- [TASK ITEM] Each record beneath this line is to be copied exactly.

- [DATA]
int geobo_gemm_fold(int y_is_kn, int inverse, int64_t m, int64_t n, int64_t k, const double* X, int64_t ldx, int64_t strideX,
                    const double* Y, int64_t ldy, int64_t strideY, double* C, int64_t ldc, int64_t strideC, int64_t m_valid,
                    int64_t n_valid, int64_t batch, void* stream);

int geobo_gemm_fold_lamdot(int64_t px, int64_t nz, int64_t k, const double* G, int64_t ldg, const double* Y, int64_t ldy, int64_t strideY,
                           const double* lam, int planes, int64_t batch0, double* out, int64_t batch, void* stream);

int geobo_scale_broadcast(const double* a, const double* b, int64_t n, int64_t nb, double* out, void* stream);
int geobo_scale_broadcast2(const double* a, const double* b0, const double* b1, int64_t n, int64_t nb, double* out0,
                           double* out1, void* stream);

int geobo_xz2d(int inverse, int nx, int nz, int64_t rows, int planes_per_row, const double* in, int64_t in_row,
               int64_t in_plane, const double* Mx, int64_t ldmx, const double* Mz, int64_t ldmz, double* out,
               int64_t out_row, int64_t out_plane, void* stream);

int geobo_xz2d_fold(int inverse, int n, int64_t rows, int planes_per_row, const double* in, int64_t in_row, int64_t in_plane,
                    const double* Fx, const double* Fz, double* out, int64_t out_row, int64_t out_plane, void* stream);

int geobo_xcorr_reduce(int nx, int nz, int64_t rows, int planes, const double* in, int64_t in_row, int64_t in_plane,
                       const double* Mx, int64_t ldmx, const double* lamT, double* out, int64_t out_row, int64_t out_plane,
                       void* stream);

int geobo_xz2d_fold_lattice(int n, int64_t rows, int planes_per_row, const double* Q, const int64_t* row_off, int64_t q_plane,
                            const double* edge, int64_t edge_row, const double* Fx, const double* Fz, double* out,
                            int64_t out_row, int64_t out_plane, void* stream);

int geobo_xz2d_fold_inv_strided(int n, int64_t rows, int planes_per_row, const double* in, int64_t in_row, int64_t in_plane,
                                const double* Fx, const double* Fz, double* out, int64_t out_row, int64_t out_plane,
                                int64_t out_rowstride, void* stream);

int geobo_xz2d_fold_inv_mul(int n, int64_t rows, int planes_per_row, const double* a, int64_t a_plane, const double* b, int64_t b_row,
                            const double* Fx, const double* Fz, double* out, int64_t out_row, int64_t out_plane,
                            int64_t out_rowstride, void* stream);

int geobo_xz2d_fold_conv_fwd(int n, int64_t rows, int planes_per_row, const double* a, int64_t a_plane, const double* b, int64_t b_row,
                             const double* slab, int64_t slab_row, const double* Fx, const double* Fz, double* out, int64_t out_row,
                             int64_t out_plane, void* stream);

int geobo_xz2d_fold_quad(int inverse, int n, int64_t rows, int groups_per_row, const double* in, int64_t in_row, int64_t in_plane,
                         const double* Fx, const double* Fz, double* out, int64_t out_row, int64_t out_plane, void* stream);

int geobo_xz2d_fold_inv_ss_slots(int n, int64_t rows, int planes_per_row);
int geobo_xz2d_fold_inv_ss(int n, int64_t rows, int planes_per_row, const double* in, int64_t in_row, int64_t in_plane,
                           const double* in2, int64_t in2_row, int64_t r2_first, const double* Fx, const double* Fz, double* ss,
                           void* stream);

- [OUTPUT OF THE EXERCISE]
int geobo_gemm_fold(int y_is_kn, int inverse, int64_t m, int64_t n, int64_t k, const double* X, int64_t ldx, int64_t strideX,
                    const double* Y, int64_t ldy, int64_t strideY, double* C, int64_t ldc, int64_t strideC, int64_t m_valid,
                    int64_t n_valid, int64_t batch, void* stream);

int geobo_gemm_fold_lamdot(int64_t px, int64_t nz, int64_t k, const double* G, int64_t ldg, const double* Y, int64_t ldy, int64_t strideY,
                           const double* lam, int planes, int64_t batch0, double* out, int64_t batch, void* stream);

int geobo_scale_broadcast(const double* a, const double* b, int64_t n, int64_t nb, double* out, void* stream);
int geobo_scale_broadcast2(const double* a, const double* b0, const double* b1, int64_t n, int64_t nb, double* out0,
                           double* out1, void* stream);

int geobo_xz2d(int inverse, int nx, int nz, int64_t rows, int planes_per_row, const double* in, int64_t in_row,
               int64_t in_plane, const double* Mx, int64_t ldmx, const double* Mz, int64_t ldmz, double* out,
               int64_t out_row, int64_t out_plane, void* stream);

int geobo_xz2d_fold(int inverse, int n, int64_t rows, int planes_per_row, const double* in, int64_t in_row, int64_t in_plane,
                    const double* Fx, const double* Fz, double* out, int64_t out_row, int64_t out_plane, void* stream);

int geobo_xcorr_reduce(int nx, int nz, int64_t rows, int planes, const double* in, int64_t in_row, int64_t in_plane,
                       const double* Mx, int64_t ldmx, const double* lamT, double* out, int64_t out_row, int64_t out_plane,
                       void* stream);

int geobo_xz2d_fold_lattice(int n, int64_t rows, int planes_per_row, const double* Q, const int64_t* row_off, int64_t q_plane,
                            const double* edge, int64_t edge_row, const double* Fx, const double* Fz, double* out,
                            int64_t out_row, int64_t out_plane, void* stream);

int geobo_xz2d_fold_inv_strided(int n, int64_t rows, int planes_per_row, const double* in, int64_t in_row, int64_t in_plane,
                                const double* Fx, const double* Fz, double* out, int64_t out_row, int64_t out_plane,
                                int64_t out_rowstride, void* stream);

int geobo_xz2d_fold_inv_mul(int n, int64_t rows, int planes_per_row, const double* a, int64_t a_plane, const double* b, int64_t b_row,
                            const double* Fx, const double* Fz, double* out, int64_t out_row, int64_t out_plane,
                            int64_t out_rowstride, void* stream);

int geobo_xz2d_fold_conv_fwd(int n, int64_t rows, int planes_per_row, const double* a, int64_t a_plane, const double* b, int64_t b_row,
                             const double* slab, int64_t slab_row, const double* Fx, const double* Fz, double* out, int64_t out_row,
                             int64_t out_plane, void* stream);

int geobo_xz2d_fold_quad(int inverse, int n, int64_t rows, int groups_per_row, const double* in, int64_t in_row, int64_t in_plane,
                         const double* Fx, const double* Fz, double* out, int64_t out_row, int64_t out_plane, void* stream);

int geobo_xz2d_fold_inv_ss_slots(int n, int64_t rows, int planes_per_row);
int geobo_xz2d_fold_inv_ss(int n, int64_t rows, int planes_per_row, const double* in, int64_t in_row, int64_t in_plane,
                           const double* in2, int64_t in2_row, int64_t r2_first, const double* Fx, const double* Fz, double* ss,
                           void* stream);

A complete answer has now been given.